Push for new BMI cut-off

The body mass index cut-off point for obesity may not be appropriate for middle-aged and older men and women, according to new research presented this week.

This year’s European Congress on Obesity was told that BMI identified half as many over 40s with obesity as predicted by body fat percentage. 

 But a new lower BMI cut-off for obesity based on body fat percentage in the over 40s – 27kg/m² – may be more appropriate than the existing WHO BMI threshold. 

“Our real-world study in a clinical setting in Italy shows that the optimal BMI cut-off point for adults aged over 40 is significantly lower than the widely used one-size-fits-all threshold,” lead author, Professor Marwan El Ghoch, from the University of Modena said. 

The WHO currently relies on a BMI of 30 kg/m² as a universal indicator of obesity in white men and women of all ages, which is calculated by dividing an individual’s weight in kilograms by the square of their height in metres. 

However, given the changes that occur to body composition with ageing – such as an increase in body fat (with the maximum amount seen between age 50 and 60 years) and a decrease in lean mass (muscle, which declines by almost 5% each decade after the age of 30) – the use of the current BMI cut-off point as an indicator of obesity for all age groups may not be appropriate. 

To test the validity of the traditional cut-off of 30 in middle-aged and older Italians, researchers from the University of Rome, University of Modena and the Beirut Arab University in Lebanon, conducted a cross-sectional study involving 4,800 adults aged 40-80 years. 

People were excluded if they were pregnant, taking medication that affected body weight and composition, had underlying medical conditions associated with weight loss (i.e., cancers) or severe psychiatric disorders. 

Participants were classified according to current BMI cut-offs: 

  • 1,087 normal-weight – BMI 18.5-24.99 kg/m²  
  • 1,826 overweight (25 kg/m²-29.9 kg/m²) 
  • 1,887 individuals with obesity (30 kg/m² and above) 

They were then recategorized by adiposity status based on the total body fat percentage (BF%) measured using dual x-ray absorptiometry (DXA) scans, according to age- and gender-specific obesity cut-off points: 

  • 40–59 years: BF% 40% or higher for females and BF% 28% or higher for males; and  
  • 60–79 years: BF% 42% or higher for females and BF% 30% or higher for males).  

These BF% cut-offs were based on a widely used reference for defining obesity. 

Researchers then assessed the diagnostic performance of BMI in detecting obesity defined by body fat percentage for all participants by age and gender to find the best sensitivity and specificity for predicting obesity in middle-aged and older adults. 

Many participants with a BMI indicative of healthy weight were classified as having obesity when accounting for body fat percentage. 
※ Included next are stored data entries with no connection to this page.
@@ -416,7 +431,9 @@
     g->jitter = jitter;
 
     bool side_alpha = false;
-    if (pp.on && (rc = rest_stages(g, pp, &side_alpha))) return rc;
+    ReduceOverlap ro;
+    if (kind == Pipe::Candidates && (rc = reduce_begin(g, g->M, &ro))) return rc;
+    if (pp.on && (rc = rest_stages(g, pp, &side_alpha, &ro))) return rc;
     if (kind == Pipe::Identity) {
         if ((rc = wi_lauum(g))) return rc;
         g->wi_valid = true;
@@ -432,8 +449,7 @@
     phase_end(g, ph);
     if (kind == Pipe::Candidates) {
         ph = phase_begin(g, "reduce", 0.0, 8.0 * (double)N * g->M);
-        launch_predict_reduce(g->s, g->dT2, Npad, g->M, N, g->dA + Npad * Npad, Npad, P, g->kp.variance,
-                              include_noise ? g->noise : 0.0, g->dMean, g->dVar);
+        reduce_finish(g, ro, g->M, include_noise, g->dMean, g->dVar);
         phase_end(g, ph);
     }
 
diff --git a/gaussian_process_optimization_amd/csrc/api_internal.h b/gaussian_process_optimization_amd/csrc/api_internal.h
--- a/gaussian_process_optimization_amd/csrc/api_internal.h
+++ b/gaussian_process_optimization_amd/csrc/api_internal.h
@@ -146,7 +146,7 @@
     hipStream_t s_bulk = nullptr;
     int bulk_reserved = -1;
     hipStream_t s_inv = nullptr, s_pred = nullptr;
-    std::vector<hipEvent_t> la_events[6];
+    std::vector<hipEvent_t> la_events[7];
     bool ev_error = false;
     long N = 0, Npad = 0;
     int D = 0, P = 0;
@@ -181,6 +181,7 @@
     DevBuf<double> dXs;
     DevBuf<double> dT;
     DevBuf<double> dMean, dVar, dAcq;
+    DevBuf<double> dRedAcc;
     int predicted_noise = -1;
     DevBuf<double> dWi;
     DevBuf<double> dT2;
@@ -226,6 +227,8 @@
     int chain_small_below = 400;
     int lauum_panels = 1;
     int side_alpha = 1;
+    int early_chain = 1;
+    int reduce_overlap = 1;
     int pair_panels = 1;
     int pair_tri = 2;
     int fmin_direct = 0;
@@ -347,7 +350,15 @@
     int reserved = -1;
 };
 
-enum { EV_CHAIN = 0, EV_BULK = 1, EV_INVP = 2, EV_MISC = 3, EV_FAR = 4, EV_CONV = 5 };
+enum { EV_CHAIN = 0, EV_BULK = 1, EV_INVP = 2, EV_MISC = 3, EV_FAR = 4, EV_CONV = 5, EV_RED = 6 };
+
+struct ReduceOverlap {
+    long M = 0;
+    const double *Z = nullptr;
+    long ldz = 0;
+    long done = 0;
+    int chunks = 0;
+};
 
 void shutdown_all();
 int make_bulk_stream(int device, int reserve, hipStream_t *out);
@@ -357,7 +368,7 @@
 void gemm(gp_ctx *g, hipStream_t s, int mode, double *C, long ldc, const double *A, long lda, const double *B, long ldb, int b_mul, int K, TileSet ts, const GemmOpt &o = GemmOpt());
 void rns_gemm(gp_ctx *g, hipStream_t s, const signed char *A, long lda, long a_plane, const signed char *B, long ldb, long b_plane, signed char *R, int mt_all, int nt_all, int mt, int c0, int c1, int K, int first, int tri = 0);
 void destroy_ctx_events(gp_ctx *g);
-void build_ky(gp_ctx *g, const Members &m, bool jittered);
+void build_ky(gp_ctx *g, const Members &m, bool jittered, int head_tiles = 0);
 void factor_buf(gp_ctx *g, const Members &m, int nt, int R1, bool side_inv = false);
 int factor(gp_ctx *g);
 void alpha_lml(gp_ctx *g, hipStream_t s, const Members &m);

Ultimately, around 38% of men and 41% of women had a BMI of 30 kg/m² or above based on WHO criteria, indicating obesity. However, when assessed according to body fat percentage, around two-thirds of the men (71%) and women (64%) were considered as having obesity. 

The researchers found that the most appropriate BMI cut-off point for identifying obesity in middle-aged and older adults based on body fat percentage was 27.08 kg/m² in females and 27.36 kg/m² in males, with a high degree of accuracy – a cut off of 27 kg/m²had a nearly 90% chance of detecting obesity across genders. 

Strikingly, only 57% of women considered to have obesity according to the new BMI cut-off were correctly classified according to the WHO standard resulting in around 40% of women with obesity were missed. Similarly, around half of men with obesity were missed based on the current WHO threshold. 

“This new BMI cut off recognises the physiological differences between middle-aged and older adults and younger populations. It’s likely that the changes in body composition across the lifespan, which seem to occur without a meaningful change in body weight, lead to higher adiposity at a lower BMI,” Professor El Ghoch said.